"""

template <bool FMT = true>
__device__ __forceinline__ void store_rec(const lh_dev_scene_t &sc, size_t i, uint32_t *__restrict__ prim, double *__restrict__ t,
                                          double *__restrict__ u, double *__restrict__ v, uint32_t p, double tt, double uu, double vv)
{
    if (FMT && (sc.io_fmt & LH_IO_REC16)) {
        uint4 r;
        r.x = p; r.y = __float_as_uint((float)tt); r.z = __float_as_uint((float)uu); r.w = __float_as_uint((float)vv);
        ((uint4 *)prim)[i] = r;
    } else {
        prim[i] = p; t[i] = tt; u[i] = uu; v[i] = vv;
    }
// ... 181 lines not shown
                    uint32_t chunk = sc.ray_chunk;
                    if ((SRC != 1 && sc.n_dev) || (SRC == 1 && ao.nslots_dev)) {
                        const uint32_t c = n / (gridDim.x * (LH_BLOCK / 64) * 4u);
                        chunk = c < 64u ? 64u : (c < chunk ? c : chunk);
                    }
                    for (;;) {
                        if (drained == (1u << LH_NPART) - 1u) {
                            exhausted = true;
    #ifdef LH_DIAG_CLOCK
                            if (sc.diag_clock && (tid & 63) == 0) sc.diag_clock[(size_t)(2 * gridDim.x + blockIdx.x) * (LH_BLOCK / 64) + (tid >> 6)] = wall_clock64();
    #endif
                            break;
                        }
                        if (drained & (1u << part)) { part = (part + 1u) % LH_NPART; continue; }
                        const uint32_t p0 = per * part, p1 = (p0 + per < n) ? p0 + per : n;
                        const uint32_t plen = p1 > p0 ? p1 - p0 : 0u;
                        uint32_t b = plen;
                        if (plen) {
                            if ((tid & 63) == 0) b = atomicAdd(cursor + part * LH_CURSOR_STRIDE, chunk);
                            b = (uint32_t)__shfl((int)b, 0);
                        }
                        if (b < plen) { b += p0; wbase = b; wend = (p1 - b > chunk) ? b + chunk : p1; break; }
                        drained |= 1u << part;
                        uint32_t seen = 0;
                        if ((tid & 63) == 0) {
                            seen = __hip_atomic_load(cursor + LH_NPART * LH_CURSOR_STRIDE, __ATOMIC_RELAXED, __HIP_MEMORY_SCOPE_AGENT);
                            if ((seen & drained) != drained) atomicOr(cursor + LH_NPART * LH_CURSOR_STRIDE, drained);
                        }
                        drained |= (uint32_t)__shfl((int)seen, 0);
                        part = (part + 1u) % LH_NPART;
                    }
                }
                if (!exhausted) {
                    const uint32_t avail = wend - wbase;
                    const int take = avail < (uint32_t)(need - filled) ? (int)avail : need - filled;
                    if (idle && rank >= filled && rank < filled + take) newray = wbase + (uint32_t)(rank - filled);
                    wbase += (uint32_t)take; filled += take;
                }
            }
        }
        if (newray != kNoRay) {
            const uint32_t i = newray;
            my = i;
            src_ray<SRC, IO>(sc, i, org, dir, ao, ox, oy, oz, dx, dy, dz, selfp);
            lane_init(L, sc, ox, oy, oz, dx, dy, dz);
            best.t = LH_T_INF; best.u = 0.0; best.v = 0.0; best.prim = LH_MISS_PRIM; best.frag = 0u;
            stk[0][tid] = kDone;
            if ((SRC == 0 ? (sc.cap_srcs & 1u) != 0u : sc.deg_dcap < 1.0f) && __builtin_expect(ray_needs_ref_walk(sc, L, dx, dy, dz), 0)) LH_FORCE_REF_WALK(L, best);
            it0 = it;
        }
        const unsigned long long work = __ballot((L.cur != kDone) | (pend != 0));
        if (work == 0ull) break;
        const int thresh = exhausted ? 1 : min_active;
        if (WALK == 3)
            traverse_spec4<ANYHIT, COUNT, false, !(ANYHIT && LH_AO_UNSORTED)>(L, pend, sc, stk, tid, ox, oy, oz, dx, dy, dz, best, cn, ct, ce, thresh, tri_batch, cns, cts, it);
        else if (WALK == 8)
            traverse_spec4<ANYHIT, COUNT, true, !(ANYHIT && LH_AO_UNSORTED)>(L, pend, sc, stk, tid, ox, oy, oz, dx, dy, dz, best, cn, ct, ce, thresh, tri_batch, cns, cts, it);
        else
            traverse_spec8<ANYHIT, COUNT>(L, pend, sc, stk, tid, ox, oy, oz, dx, dy, dz, best, cn, ct, ce, thresh, tri_batch, cns, cts, it);
    }
#ifdef LH_DIAG_CLOCK
    if (sc.diag_clock && (tid & 63) == 0) sc.diag_clock[(size_t)(gridDim.x + blockIdx.x) * (LH_BLOCK / 64) + (tid >> 6)] = wall_clock64();
#endif
    if ((tid & 63) == 0) __hip_atomic_fetch_add(fq.qcount + 2, 1u, __ATOMIC_RELEASE, __HIP_MEMORY_SCOPE_AGENT);
    if (COUNT) {
        add_counters(counters, cn, ct, ce, cr);
        atomicAdd(&counters[LH_CNT_NODE_SLOTS], (unsigned long long)cns);
        atomicAdd(&counters[LH_CNT_TRI_SLOTS], (unsigned long long)cts);
        atomicAdd(&counters[LH_CNT_REGROUP_SLOTS], (unsigned long long)crs);
    }
}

"""

TRY IT:
Report all lines of the data that include the word "chunk".

EXERCISE ANSWER:
                    uint32_t chunk = sc.ray_chunk;
                        chunk = c < 64u ? 64u : (c < chunk ? c : chunk);
                            if ((tid & 63) == 0) b = atomicAdd(cursor + part * LH_CURSOR_STRIDE, chunk);
                        if (b < plen) { b += p0; wbase = b; wend = (p1 - b > chunk) ? b + chunk : p1; break; }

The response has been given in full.